Professional Wrestling
  • Probably the most infamous Shocking Swerve in the WWE was the "Higher Power" twist. To summarise: it was 1998, and Corrupt Corporate Executive Vince McMahon had made a Heel Face Turn. His son Shane had seized control of Vince's stable - "The Corporation" - and merged it with the Undertaker's pseudo-satanic stable "The Ministry" to form the super-stable "The Corporate Ministry", which was slowly taking over Vince's company. This forced Vince to make peace with all the people he had pissed off over the last year, most notably his arch-nemesis "Stone Cold" Steve Austin. A couple of months into the feud, the Undertaker began to hint at a "Higher Power" which he secretly served. Eventually, the Undertaker brought the black-cloaked Higher Power to the ring, who revealed himself to be... Vince McMahon!
    • Vince's stated reason for going through with this impossibly-contrived Xanatos Roulette? To piss off Stone Cold Steve Austin. (What really makes it a Shocking Swerve is that, by this time, the Stone Cold vs. Vince McMahon feud had reached the end of its natural lifespan, and fans were hungering for something new. In the same way that the infamous Fingerpoke Of Doom incident in WCW pissed off fans for basically rehashing the stale New World Order plotline, this incident underscored the fact that the WWF was all about Vince McMahon. And it would arguably get worse from that point on.)
      • To quote J.D. Dunn: "Okay, by "inherent absurdity" I mean, of course, Russonomics because the whole thing was rendered Stupid On Arrival when the Ministry and Corporation formed the Corporate Ministry and revealed that Vince was behind the kidnapping of his own daughter and her subsequent forced wedding to the Undertaker (and her rescue). So, Vince and Shane going at each other's throats here is all just a ruse, and Vince helping Austin retain the title is all just part of the con. To what end, you might be asking? Why would they go to all the trouble of tricking us into thinking they hated each other to the point where Vince was helping Austin retain his title? Why, to get the title off Steve Austin, of course."
    • Vince being the Higher Power was actually the backup plan; it was originally supposed to be Mick Foley, which would have made total sense and given us a good feud, but Foley didn't want to make a heel turn without any buildup to it, so they went with the alternative.
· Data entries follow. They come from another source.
__global__ __launch_bounds__(256) void clamp_aos_kernel(int n3, double lim, double* pos, double* vel) {
    int e = blockIdx.x * blockDim.x + threadIdx.x;
    if (e >= n3) return;
    pos[e] = sphx_clamp_pos(pos[e], lim);
    vel[e] = nan_to_num(vel[e]);
}
extern "C" int sphx_clamp_arrays(sphx_ctx* ctx, int64_t n, double* points, double* velocities) {
    if (!ctx) return SPHX_E_ARG;
    NEED(points); NEED(velocities);
    if (n < 1) return SPHX_OK;
    HIPCHK(hipSetDevice(ctx->device));
    const size_t nb3 = (size_t)n * 24;
    SPHX_TRY(up_(ctx, ctx->in_a, points, nb3));
    SPHX_TRY(up_(ctx, ctx->in_b, velocities, nb3));
    hipLaunchKernelGGL(clamp_aos_kernel, dim3((unsigned)((3 * n + 255) / 256)), dim3(256), 0, ctx->stream, (int)(3 * n),
                       ctx->cst.pos_clamp, ctx->in_a.as<double>(), ctx->in_b.as<double>());
    HIPCHK(hipGetLastError());
    HIPCHK(hipMemcpyAsync(points, ctx->in_a.p, nb3, hipMemcpyDeviceToHost, ctx->stream));
    HIPCHK(hipMemcpyAsync(velocities, ctx->in_b.p, nb3, hipMemcpyDeviceToHost, ctx->stream));
    HIPCHK(hipStreamSynchronize(ctx->stream));
    return SPHX_OK;
}

extern "C" int sphx_leapfrog(sphx_ctx* ctx, int64_t n, double* points, double* velocities, double* total_accel,
                             const double* old_accel, double* E_internal, double* T, const double* mass,
                             const double* mu, const double* gamma, const double* ptype, const double* grav_accel,
                             const double* delp, const double* densities, const double* dust_densities,
                             const double* drag_on_gas, const double* drag_reaction, const double* av_accel,
                             const double* av_heat, double dt) {
    if (!ctx) return SPHX_E_ARG;
    NEED(points); NEED(velocities); NEED(total_accel); NEED(E_internal); NEED(T); NEED(mass); NEED(mu);
    NEED(gamma); NEED(ptype); NEED(delp); NEED(densities); NEED(av_accel); NEED(av_heat);
    if ((drag_on_gas != nullptr) != (drag_reaction != nullptr) || (drag_on_gas && !dust_densities))
        return sphx_set_err(ctx, SPHX_E_ARG, "sphx_leapfrog: drag needs drag_on_gas, drag_reaction and dust_densities");
    if (n < 1) return SPHX_OK;
    if (n > 0x7FFFFFF0ll) return sphx_set_err(ctx, SPHX_E_ARG, "n=%lld out of range", (long long)n);
    HIPCHK(hipSetDevice(ctx->device));
    const size_t nb = (size_t)n * 8;
    DevBuf& w = ctx->out_b;
    SPHX_TRY(sphx_ensure(ctx, w, 40 * nb));
    double* base = w.as<double>();
    size_t off = 0;
    auto take = [&](size_t cols) { double* q = base + off; off += cols * (size_t)n; return q; };
    double *x = take(1), *y = take(1), *z = take(1), *vx = take(1), *vy = take(1), *vz = take(1);
    double *ax = take(1), *ay = take(1), *az = take(1), *E = take(1), *Tt = take(1);
    double *m = take(1), *muu = take(1), *gm = take(1), *pt = take(1), *rho = take(1), *rhod = take(1), *heat = take(1);
    double *aos = take(3), *G = take(3), *av = take(3), *gr = take(3), *don = take(3), *dre = take(3);
    auto h2d = [&](double* d, const double* h, size_t cols) {
        return hipMemcpyAsync(d, h, cols * nb, hipMemcpyHostToDevice, ctx->stream);
    };
    HIPCHK(h2d(aos, points, 3));
    SPHX_TRY(sphx_aos_to_soa3(ctx, n, aos, x, y, z));
    HIPCHK(hipStreamSynchronize(ctx->stream));
    HIPCHK(h2d(aos, velocities, 3));
    SPHX_TRY(sphx_aos_to_soa3(ctx, n, aos, vx, vy, vz));
    HIPCHK(hipStreamSynchronize(ctx->stream));
    if (old_accel) {
        HIPCHK(h2d(aos, old_accel, 3));
        SPHX_TRY(sphx_aos_to_soa3(ctx, n, aos, ax, ay, az));
        HIPCHK(hipStreamSynchronize(ctx->stream));
    }
    HIPCHK(h2d(E, E_internal, 1)); HIPCHK(h2d(m, mass, 1)); HIPCHK(h2d(muu, mu, 1)); HIPCHK(h2d(gm, gamma, 1));
    HIPCHK(h2d(pt, ptype, 1)); HIPCHK(h2d(rho, densities, 1)); HIPCHK(h2d(heat, av_heat, 1));
    HIPCHK(h2d(G, delp, 3)); HIPCHK(h2d(av, av_accel, 3));
    if (dust_densities) HIPCHK(h2d(rhod, dust_densities, 1));
    if (grav_accel) HIPCHK(h2d(gr, grav_accel, 3));
    if (drag_on_gas) { HIPCHK(h2d(don, drag_on_gas, 3)); HIPCHK(h2d(dre, drag_reaction, 3)); }
    double* dtd = ctx->scal.as<double>() + 15;
    HIPCHK(hipMemcpyAsync(dtd, &dt, 8, hipMemcpyHostToDevice, ctx->stream));
    IntegArgs a;
    a.ct_bits = nullptr; a.dt_out = nullptr; a.first = 0; a.fixed_dt = 0.0; a.dt_0 = 0.0; a.max_age = 0.0;
    a.n = (int)n;
    a.x = x; a.y = y; a.z = z; a.vx = vx; a.vy = vy; a.vz = vz; a.ax = ax; a.ay = ay; a.az = az;
    a.E = E; a.T = Tt; a.m = m; a.mu = muu; a.gam = gm; a.ptype = pt;
    a.ha = nullptr; a.va = av; a.vh = heat; a.rho = rho; a.rhod = rhod;
    a.drag_on = drag_on_gas ? don : nullptr; a.drag_re = drag_on_gas ? dre : nullptr;
    a.grav = grav_accel ? gr : nullptr;
    a.G = G;
    a.dt = dtd;
    a.m_h = ctx->cst.m_h; a.kB = ctx->cst.k_B;
    a.no_old = old_accel ? 0 : 1;
    a.counters = nullptr;
    hipLaunchKernelGGL(integrate_kernel, dim3((unsigned)((n + 255) / 256)), dim3(256), 0, ctx->stream, a);
    HIPCHK(hipGetLastError());
    struct Out { double* host; double *a, *b, *c; } outs[] = {{points, x, y, z}, {velocities, vx, vy, vz}, {total_accel, ax, ay, az}};
    for (Out& o : outs) {
        SPHX_TRY(sphx_soa3_to_aos_by_id(ctx, n, nullptr, o.a, o.b, o.c, aos));
        HIPCHK(hipMemcpyAsync(o.host, aos, 3 * nb, hipMemcpyDeviceToHost, ctx->stream));
        HIPCHK(hipStreamSynchronize(ctx->stream));
    }
    HIPCHK(hipMemcpyAsync(E_internal, E, nb, hipMemcpyDeviceToHost, ctx->stream));
    HIPCHK(hipMemcpyAsync(T, Tt, nb, hipMemcpyDeviceToHost, ctx->stream));
    HIPCHK(hipStreamSynchronize(ctx->stream));
    return SPHX_OK;
}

      • Not to mention that a week before the reveal. The Higher Power revealed his face to Austin. With Austin seen mouthing something along line of "You son of a bitch"
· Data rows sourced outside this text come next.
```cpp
struct AcqParams {
    int acq;
    double p0, p1;
};
struct FuseParams {
    unsigned* tile_cnt;
    unsigned* total_cnt;
    Best* tile_best;
    int tiles_total;
    int T;
    int64_t R_total;
    double sigma2, beta;
    AcqParams ap;
    double *mu_out, *var_out, *score_out;
    Best* best_out;
    long long best_off;
    unsigned long long* clk;
    const unsigned* live;
};
__device__ void trigemm_fused_finish(const FuseParams& fz, int tile_g, int T, const double* q_part, int64_t ldq,
                                     const double* mu_raw);

#if BOHIP_TRACE
__device__ unsigned long long g_trace[6 * 8192];
#endif
constexpr int PIECE_WHOLE = 0, PIECE_UPPER_SOLO = 3;

__device__ __forceinline__ double sq_step(double s, double v) { return s + v * v; }
__device__ __forceinline__ double sq_tree(double s) {
    s += __shfl_xor(s, 8);
    s += __shfl_xor(s, 16);
    s += __shfl_xor(s, 32);
    return s;
}

__device__ __forceinline__ void trigemm_job(int rt, int mode, int ct, const double* __restrict__ W, int64_t ldw,
                                            const double* __restrict__ KsT, int64_t ldk, int NP, int64_t alpha_row,
                                            double* __restrict__ q_part, int64_t ldq, double* __restrict__ mu_raw, int64_t r_off,
                                            double* __restrict__ VT, int64_t ldv, const FuseParams& fz, double* smem, int tid) {
    constexpr int NJ = 4, CW = CTILE;
    double acc[8][NJ];
#pragma unroll
    for (int i = 0; i < 8; ++i)
#pragma unroll
        for (int j = 0; j < NJ; ++j) acc[i][j] = 0.0;
    const int64_t row_base = (int64_t)rt * TILE;
    const int active_rows = (int)min((int64_t)(mode == PIECE_WHOLE ? TILE : TILE / 2), alpha_row + 1 - row_base);
    const int tri_kc = rt * (TILE / KC);
    const int kc_end = mode == PIECE_WHOLE ? (rt + 1) * (TILE / KC) : tri_kc + 4;
    gemm_tile_loop_glds3_ks<NJ, BOHIP_ABL, true>(W + row_base * ldw, ldw, KsT + (int64_t)ct * CW * ldk, ldk, 0, kc_end, smem, acc,
                                                 active_rows, tri_kc, tid);
    const int lane = tid & 63, wave = tid >> 6, wr = (wave & 3) >> 1, wc = wave & 1;
    __syncthreads();
    double* red = smem;
    const bool rows_mine = mode == PIECE_WHOLE || wr == 0;
    if (wave < 4) {
// ... 1048 lines not shown
```

Measured before the change: 29.47 million.

## Add column-major K* kernel with per-wave LDS transpose for pruned pass

Adds k_kstar_cols, which assigns each lane one candidate row and walks 64 training columns held in LDS. It accumulates the alpha-weighted partial sums (signed and absolute) in registers and transposes 16-column pieces through a per-wave LDS tile, so KsT is written as coalesced double2 stores. The pruned scoring pass now uses it for d<=16, replacing the previous kstar launch that needed cross-lane reductions for the partial sums. In exchange it adds a per-dimension template dispatch, a new shape knob, and a debug entry point for comparing the kernel forms.

```diff
diff --git a/bayesianoptimization.jl_amd/csrc/bohip.hip b/bayesianoptimization.jl_amd/csrc/bohip.hip
--- a/bayesianoptimization.jl_amd/csrc/bohip.hip
+++ b/bayesianoptimization.jl_amd/csrc/bohip.hip
@@ -413,6 +413,7 @@
 static int64_t g_chunk_rows_forced = 0;
 static int g_prune_m = -1;
 static int g_pa_order = 1;
+static int g_kcols_shape = 0;
 static int launch_gemm_nt(bohip_gp* g, const GemmNTParams& p, int batch = 1, hipStream_t st = nullptr, bool hi = false) {
     if (p.mt <= 0 || p.nt64 <= 0 || p.kc <= 0 || batch <= 0) return 0;
     if (hi) hipLaunchKernelGGL(k_gemm_nt_hi, dim3(p.mt * p.nt64, batch), dim3(GEMM_THREADS_8), glds3_lds_bytes<4>(), st ? st : g->stream, p);
@@ -434,7 +435,7 @@
         {"BOHIP_CHOL_EXEC_INV_PAIRS", &g_chol_exec_inv_pairs, 0, 1}, {"BOHIP_CHOL_EXEC_WGS", &g_chol_exec_wgs, 1, 1 << 20},
         {"BOHIP_CHOL_EXEC_FAST", &g_chol_exec_fast, -1, 1 << 20},
         {"BOHIP_CHOL_EXEC_SECOND", &g_chol_exec_second, 0, 1}, {"BOHIP_SMALL_ZERO_COPY", &g_small_zero_copy, 0, 1}, {"BOHIP_CHOL_EXEC_NBU", &g_chol_exec_nbu, 0, 16}, {"BOHIP_CHUNK_ROWS", &chunk_rows, 0, 1 << 30},
-        {"BOHIP_PRUNE_M", &g_prune_m, -1, 1 << 16}, {"BOHIP_PA_ORDER", &g_pa_order, 0, 1},
+        {"BOHIP_PRUNE_M", &g_prune_m, -1, 1 << 16}, {"BOHIP_PA_ORDER", &g_pa_order, 0, 1}, {"BOHIP_KCOLS_SHAPE", &g_kcols_shape, 0, 3},
         {"BOHIP_APPEND_ALPHA_INC", &g_append_alpha_inc, 0, 1}, {"BOHIP_BULK_PIECES", &g_bulk_pieces, 0, 8}, {"BOHIP_SPLIT", &g_split, 0, 1},
         {"BOHIP_SMALL_R", &g_small_r, 0, SMALL_MAX}, {"BOHIP_SMALL_M", &g_small_m, 0, 1 << 20}, {"BOHIP_CHOL_DF_DUMP", &dump, 0, 1},
     };
@@ -1442,9 +1443,29 @@
     return 0;
 }
 
+constexpr int KCOLS_SHAPES[] = {4, 2, 3, 1};
+template <int D = 1, class F>
+static void dispatch_d16(int d, F&& f) {
+    if constexpr (D <= KC_DMAX) {
+        if (d == D) f(std::integral_constant<int, D>{});
+        else dispatch_d16<D + 1>(d, f);
+    }
+}
+static void launch_kstar_cols(bohip_gp* g, const double* dXs, int64_t R, int64_t Npad, const KernelHyper& hp, const KstarParts& kp) {
+    const int nw = KCOLS_SHAPES[g_kcols_shape];
+    const dim3 grid((unsigned)(Npad / 64), (unsigned)((R + 64 * nw - 1) / (64 * nw)));
+    dispatch_d16(g->d, [&](auto dd) {
+        constexpr int D = decltype(dd)::value;
+        LAUNCH_FAM(fam_low(hp), (k_kstar_cols<D, true>), (k_kstar_cols<D, false>), grid, dim3(64 * nw), (64 * D + 64) * 8 + nw * KC_TILE_BYTES,
+                   g->stream, g->dX, g->n, Npad, dXs, R, hp, g->dKsT, g->ld, kp.alpha, kp.parts, kp.ldp);
+    });
+}
+
 static int launch_kstar_any(bohip_gp* g, const double* dXs, int64_t r0, int64_t r1, int64_t Npad, const KernelHyper& hp,
-                            const KstarParts* kp = nullptr) {
-    dispatch_dt(g->d, [&](auto dt) { launch_kstar<decltype(dt)::value>(g, dXs, r0, r1, Npad, hp, kp); });
+                            const KstarParts* kp = nullptr, bool cols = false) {
+    if (cols && (r0 != 0 || !kp)) return fail(BOHIP_E_STATE, "k_kstar_cols: every candidate, with the partial sums");
+    if (cols && g->d <= KC_DMAX) launch_kstar_cols(g, dXs, r1, Npad, hp, *kp);
+    else dispatch_dt(g->d, [&](auto dt) { launch_kstar<decltype(dt)::value>(g, dXs, r0, r1, Npad, hp, kp); });
     HIPCHK(hipGetLastError());
     return 0;
 }
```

    • This Troper had heard that Jake "The Snake" Roberts was going to be revealed as the Higher Power.
      • This troper also remembers that there were even posts at the time on the the rec.sport.pro-wrestling (RSPW) newsgroup that wondered if Brian Pillman or Owen Hart, whose fatal accident was just weeks before, were actually Faking The Dead and would be the Higher Power. Yes really.
  • The Montreal Screw Job would be, imho, the most shocking WWE/F swerve ever (assuming here that the definition of this trope is that it was certainly surprising, but not exactly what you wanted.)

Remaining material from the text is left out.